> Aim of the task:
Show, from the entries below, every line in which "blockIdx" appears.

[Opening Data for this exercise section]

template <typename T, int D, int CT, int NT, int NW = NT, bool FOLD = false, int SRC = 0>
__global__ __launch_bounds__(NW, (NW > NT ? 1 : stage1_min_waves<T, D>())) void chunk_reduce_kernel(const T* __restrict__ Rg, const T* __restrict__ Og,
                                                          const T* __restrict__ yg, int64_t N,
                                                          const T* __restrict__ Oleft,
                                                          T* __restrict__ rec, double* __restrict__ partial,
                                                          FoldArgs fold) {
  constexpr int DD = D * D;
  extern __shared__ __attribute__((aligned(16))) char smem[];
  StageSmem<T, D, NT, NW> sm(smem);
  const int tid = threadIdx.x;
  CGPS_KSTAMP(0);
  if (tid == 0) *sm.sfail = 0x7fffffff;
  const int C = CT > 0 ? CT : fold.rows_per_lane;
  if constexpr (SRC >= 1) {
    if (blockIdx.y == 1) {
      Oleft = nullptr;
      yg = nullptr;
      rec = reinterpret_cast<T*>(reinterpret_cast<char*>(rec) + fold.pair_ws_stride);
      partial = reinterpret_cast<double*>(reinterpret_cast<char*>(partial) + fold.pair_ws_stride);
      fold.group_records = reinterpret_cast<char*>(fold.group_records) + fold.pair_ws_stride;
      fold.slot = fold.pair_slot;
      fold.out2 += 2;
      fold.info += 1;
    }
  }
  const int64_t lane0 = (int64_t)blockIdx.x * NT;
  const int64_t gl = lane0 + tid;
  int64_t r0 = gl * C, rE = gl * C + C;
  if (tid >= NT) r0 = N;
  const bool whole_chunk = rE <= N;
  const bool whole_chunk_and_next = rE <= N - 1;
  if (rE > N) rE = N;
  const int L = r0 < N ? (int)(rE - r0) : 0;
  PivotLog pl;
  double mah = 0.0;
// ... 403 lines not shown
    (void)hipFuncSetAttribute(reinterpret_cast<const void*>(&chunk_reduce_ml_kernel<T, D, Cfg::C, Cfg::NT1, Cfg::LPR, true>),
                              hipFuncAttributeMaxDynamicSharedMemorySize, lds1);
  }
  else if constexpr (Cfg::ALWAYS_WIDE) {
    const int ldsw = (int)stage_lds_bytes<T, D>(Cfg::NG1, 2 * Cfg::NT1);
    (void)hipFuncSetAttribute(reinterpret_cast<const void*>(&chunk_reduce_kernel<T, D, Cfg::C, Cfg::NT1, 2 * Cfg::NT1>),
                              hipFuncAttributeMaxDynamicSharedMemorySize, ldsw);
    (void)hipFuncSetAttribute(reinterpret_cast<const void*>(&chunk_reduce_kernel<T, D, Cfg::C, Cfg::NT1, 2 * Cfg::NT1, true>),
                              hipFuncAttributeMaxDynamicSharedMemorySize, ldsw);
    (void)hipFuncSetAttribute(reinterpret_cast<const void*>(&chunk_reduce_kernel<T, D, 0, Cfg::NT1, 2 * Cfg::NT1, true>),
                              hipFuncAttributeMaxDynamicSharedMemorySize, ldsw);
    (void)hipFuncSetAttribute(reinterpret_cast<const void*>(&chunk_reduce_kernel<T, D, 0, Cfg::NT1, 2 * Cfg::NT1, true, 1>),
                              hipFuncAttributeMaxDynamicSharedMemorySize, ldsw);
  } else {
    (void)hipFuncSetAttribute(reinterpret_cast<const void*>(&chunk_reduce_kernel<T, D, 0, Cfg::NT1, Cfg::NT1, true>),
                              hipFuncAttributeMaxDynamicSharedMemorySize, lds1);
    (void)hipFuncSetAttribute(reinterpret_cast<const void*>(&chunk_reduce_kernel<T, D, 0, Cfg::NT1, Cfg::NT1, true, 1>),
                              hipFuncAttributeMaxDynamicSharedMemorySize, lds1);
    (void)hipFuncSetAttribute(reinterpret_cast<const void*>(&chunk_reduce_kernel<T, D, Cfg::C, Cfg::NT1>),
                              hipFuncAttributeMaxDynamicSharedMemorySize, lds1);
    (void)hipFuncSetAttribute(reinterpret_cast<const void*>(&chunk_reduce_kernel<T, D, Cfg::C, Cfg::NT1, Cfg::NT1, true>),
                              hipFuncAttributeMaxDynamicSharedMemorySize, lds1);
    if constexpr (stage1_min_waves<T, D>() == 2) {
      (void)hipFuncSetAttribute(reinterpret_cast<const void*>(&chunk_reduce_kernel<T, D, Cfg::C, Cfg::NT1, 2 * Cfg::NT1>),
                                hipFuncAttributeMaxDynamicSharedMemorySize,
                                (int)stage_lds_bytes<T, D>(Cfg::NG1, 2 * Cfg::NT1));
      (void)hipFuncSetAttribute(reinterpret_cast<const void*>(&chunk_reduce_kernel<T, D, Cfg::C, Cfg::NT1, 2 * Cfg::NT1, true>),
                                hipFuncAttributeMaxDynamicSharedMemorySize,
                                (int)stage_lds_bytes<T, D>(Cfg::NG1, 2 * Cfg::NT1));
      (void)hipFuncSetAttribute(reinterpret_cast<const void*>(&chunk_reduce_kernel<T, D, 0, Cfg::NT1, 2 * Cfg::NT1, true>),
                                hipFuncAttributeMaxDynamicSharedMemorySize,
                                (int)stage_lds_bytes<T, D>(Cfg::NG1, 2 * Cfg::NT1));
    }
    (void)hipFuncSetAttribute(reinterpret_cast<const void*>(&chunk_reduce_kernel<T, D, 8, Cfg::NT1>),
                              hipFuncAttributeMaxDynamicSharedMemorySize, lds1);
    (void)hipFuncSetAttribute(reinterpret_cast<const void*>(&chunk_reduce_kernel<T, D, 8, Cfg::NT1, Cfg::NT1, true>),
                              hipFuncAttributeMaxDynamicSharedMemorySize, lds1);
    (void)hipFuncSetAttribute(reinterpret_cast<const void*>(&chunk_reduce_kernel<T, D, 4, Cfg::NT1>),
                              hipFuncAttributeMaxDynamicSharedMemorySize, lds1);
    (void)hipFuncSetAttribute(reinterpret_cast<const void*>(&chunk_reduce_kernel<T, D, 4, Cfg::NT1, Cfg::NT1, true>),
                              hipFuncAttributeMaxDynamicSharedMemorySize, lds1);
    (void)hipFuncSetAttribute(reinterpret_cast<const void*>(&chunk_reduce_kernel<T, D, 1, Cfg::NT1>),
                              hipFuncAttributeMaxDynamicSharedMemorySize, lds1);
    (void)hipFuncSetAttribute(reinterpret_cast<const void*>(&chunk_reduce_kernel<T, D, 1, Cfg::NT1, Cfg::NT1, true>),
                              hipFuncAttributeMaxDynamicSharedMemorySize, lds1);
  }
  (void)hipFuncSetAttribute(reinterpret_cast<const void*>(&record_reduce_kernel<T, D, Cfg::NTILE3, Cfg::NT3, false>),
                            hipFuncAttributeMaxDynamicSharedMemorySize, lds3);
  (void)hipFuncSetAttribute(reinterpret_cast<const void*>(&record_reduce_kernel<T, D, Cfg::NTILE3, Cfg::NT3, true>),
                            hipFuncAttributeMaxDynamicSharedMemorySize, lds3);
  });
}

[Closing Data for this exercise section]

> Task output:
    if (blockIdx.y == 1) {
  const int64_t lane0 = (int64_t)blockIdx.x * NT;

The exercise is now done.